# Nico59000/Ternary-image-codec

Measured on AMD Instinct MI355X. Metric: Mpix/s encode+decode 8K RS(26,20), higher is better.
Workload: dtype u8

## Files before the change

### ternary-image-codec_amd/csrc/t3_api_decode.cpp

```cpp
#include <hip/hip_runtime.h>
#include <math.h>
#include <stdio.h>
#include <string.h>

#include <stdlib.h>

#include <algorithm>
#include <mutex>
#include <vector>

#include "../../include/t3hip.h"
#include "t3_ctx.hpp"
#include "t3_decode.h"
#include "t3_host.hpp"
#include "t3_repair.h"
#include "t3_window.h"

using namespace t3;

namespace {
struct HdrCheck { HdrExpect ex; uint32_t hs; uint32_t* verdict; const uint8_t* in; };

int launch_hdr_compare(const HdrCheck* h, hipStream_t s) {
    if (!h) return T3_OK;
// ... 19 lines not shown
        HIPCHK(hipMemcpy(tab.synd_lut[ki], img.data(), tab.synd_lut_bytes[ki], hipMemcpyHostToDevice));
    }
    if (!tab.roots[ki]) {
        const Field& F = field(); const int t = (26 - k) / 2;
        size_t n = 1; for (int i = 0; i < t; ++i) n *= 27;
        std::vector<uint32_t> tbl(n);
        for (size_t idx = 0; idx < n; ++idx) {
            uint8_t sg[5] = {1, 0, 0, 0, 0}; { size_t v = idx; for (int q = 1; q <= t; ++q) { sg[q] = (uint8_t)(v % 27); v /= 27; } }
            uint32_t mask = 0;
            for (int i = 0; i < 26; ++i) {
                const uint8_t x = F.t.exp[i == 0 ? 0 : 26 - i];
                uint8_t acc = sg[t];
                for (int q = t - 1; q >= 0; --q) acc = F.t.add[F.t.mul[acc * 27 + x] * 27 + sg[q]];
                if (acc == 0) mask |= 1u << i;
            }
            tbl[idx] = mask;
        }
        HIPCHK(hipMalloc((void**)&tab.roots[ki], n * 4));
        HIPCHK(hipMemcpy(tab.roots[ki], tbl.data(), n * 4, hipMemcpyHostToDevice));
    }
    if (!tab.synd_afrag[ki]) {
        std::vector<uint32_t> af; build_mfma_syndrome(k, af);
        HIPCHK(hipMalloc((void**)&tab.synd_afrag[ki], af.size() * 4)); HIPCHK(hipMemcpy(tab.synd_afrag[ki], af.data(), af.size() * 4, hipMemcpyHostToDevice));
    }
    if (!tab.synd_T) {
        std::vector<uint32_t> img; build_syndrome_T(img);
        HIPCHK(hipMalloc((void**)&tab.synd_T, img.size() * 4)); HIPCHK(hipMemcpy(tab.synd_T, img.data(), img.size() * 4, hipMemcpyHostToDevice));
        build_syndrome_T(img, 16);
        HIPCHK(hipMalloc((void**)&tab.synd_T16, img.size() * 4)); HIPCHK(hipMemcpy(tab.synd_T16, img.data(), img.size() * 4, hipMemcpyHostToDevice));
        uint8_t sm[kFx2SmallBytes + kFx2ModBytes]; build_fx2_small(sm); build_fx2_mod(sm + kFx2SmallBytes);
        HIPCHK(hipMalloc((void**)&tab.fx2_small, sizeof sm)); HIPCHK(hipMemcpy(tab.fx2_small, sm, sizeof sm, hipMemcpyHostToDevice));
    }
    if (!tab.fma) {
        const Field& F = field();
        std::vector<uint8_t> t(19696, 0);
        for (int x = 0; x < 27; ++x) for (int y = 0; y < 27; ++y) for (int c = 0; c < 27; ++c) t[(size_t)(x * 27 + y) * 27 + c] = F.t.add[c * 27 + F.t.mul[x * 27 + y]];
        HIPCHK(hipMalloc((void**)&tab.fma, t.size())); HIPCHK(hipMemcpy(tab.fma, t.data(), t.size(), hipMemcpyHostToDevice));
    }
    return T3_OK;
}

int rgb_dequant_tables(Ctx& c, const uint8_t** out) {
    uint8_t*& d = c.rgb.dequant;
    if (!d) {
        uint8_t t[328]; memset(t, 0, sizeof t);
        auto cl = [](long v) { return v < 0 ? 0 : (v > 255 ? 255 : v); };
        for (int q = 0; q <= 242; ++q) t[q] = (uint8_t)cl(lround(q * (255.0 / 242.0)));
        for (int q = -40; q <= 40; ++q) t[244 + q + 40] = (uint8_t)cl(lround(128 + q * (128.0 / 40.0)));
        HIPCHK(hipMalloc((void**)&d, sizeof t)); HIPCHK(hipMemcpy(d, t, sizeof t, hipMemcpyHostToDevice));
    }
    *out = d; return T3_OK;
}

template <class A> void scrambler_rows(A& a, const ScrCycle& sc) {
    uint8_t rows[12][16]; memset(rows, 0, sizeof rows);
    for (int r = 0; r < 11; ++r) for (int q = 0; q < 13; ++q) rows[r][q] = (uint8_t)(27u * sc.cyc[(r + q) % 6]);
    for (int q = 0; q < 13; ++q) rows[11][q] = (uint8_t)(27u * (q == 0 ? sc.pre[0] : q == 1 ? sc.pre[1] : sc.cyc[(4 + q) % 6]));
    static_assert(sizeof a.pat == sizeof rows, "pattern rows");
    memcpy(a.pat, rows, sizeof rows);
}


struct FusedPlan { DecFx2Args a; const void* fn; uint32_t grid, threads; bool tickets, whole_frame; };
int plan_fixed_fused(uint64_t body_bytes, uint32_t hdr_syms, const t3_layout& L, const ScrCycle& sc, void* d_out, uint64_t units, int to_pixels,
                     uint32_t* d_fail, FusedPlan& p, uint32_t bcn_slot = 0, uint32_t bcn_period = 0, uint32_t tile_lo = 0, uint32_t tile_hi = 0xFFFFFFFFu) {
    if (L.interleave2d || L.n_raw_words == 0) return 1;
    Ctx& c = ctx(); const DecodeTables& tab = c.dec;
    std::lock_guard<std::mutex> lk(c.tab_mu);
    if (!single_k(L)) return 1;
// ... 820 lines not shown
```

### ternary-image-codec_amd/csrc/t3_decode_fx2.h

```cpp
#pragma once
#include "t3_decode_fx.h"
#include "t3_host.hpp"

namespace t3 {
namespace {

__device__ __forceinline__ uint32_t mod26(uint32_t u) { return min(u, u + 26u); }

struct Synd { uint32_t lo, hi; };

typedef uint32_t Geo;
struct Blk { bool valid, first; uint32_t c0, off, yb; };
constexpr uint32_t kFx2Dummy = 384;

template <int R>
__device__ __forceinline__ Geo fx2_geo(const uint32_t item, const uint32_t n_items, const uint32_t nb, const DevDiv& div_nb, const uint32_t tile0, uint32_t& off0) {
    constexpr uint32_t K = 26 - R;
    const uint32_t bi = min(div_ge2(item, div_nb), 8u), m = item - bi * nb;
    const uint32_t m3 = m - 3u * ((m * 683u) >> 11);
    const Row rw = row(bi);
    uint32_t cb = rw.boff6 + 2u * m3; cb -= cb >= 6u ? 6u : 0u;
    off0 = (uint32_t)rw.body_off + 26u * (tile0 * nb + m);
    return (bi + 9u * K * m) | cb << 16 | (item < n_items ? 1u << 19 : 0u);
}
template <int R>
__device__ __forceinline__ bool fx2_has_block(const Geo g, const uint32_t tile, const uint32_t n_tiles, const uint32_t nb) {
    constexpr uint32_t K = 26 - R;
    bool v = (g >> 19) != 0u;
    if (tile + 1u >= n_tiles) {
        const uint32_t yr = g & 0xFFFFu, m = yr / (9u * K), bi = yr - 9u * K * m;
        v = v && tile * nb + m < row(bi).blocks;
    }
    return v;
}
__device__ __forceinline__ Blk fx2_block(const Geo g, const uint32_t off, const bool valid, const uint32_t u2, const uint32_t y_off) {
// ... 75 lines not shown
    const auto sw = __builtin_amdgcn_permlane32_swap(Pown, Pown, false, false);
    Synd r; r.lo = sw[0]; r.hi = sw[1];
    if constexpr (RM != R) {
        const uint64_t V = (uint64_t)sw[0] | (uint64_t)sw[1] << (8u * H);
        constexpr uint64_t M = (1ull << (8u * HB)) - 1ull;
        r.lo = (uint32_t)(V & M); r.hi = (uint32_t)((V >> (8u * HB)) & M);
    }
    return r;
}
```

┄┄┄┄┄┄┄┄┄┄┄┄┄┄┄┄┄┄┄┄

> **Exercise objective**
Check every line of the entries for "ScrCycle" and report how many lines contain it, without any other words.

> **Answer below**
2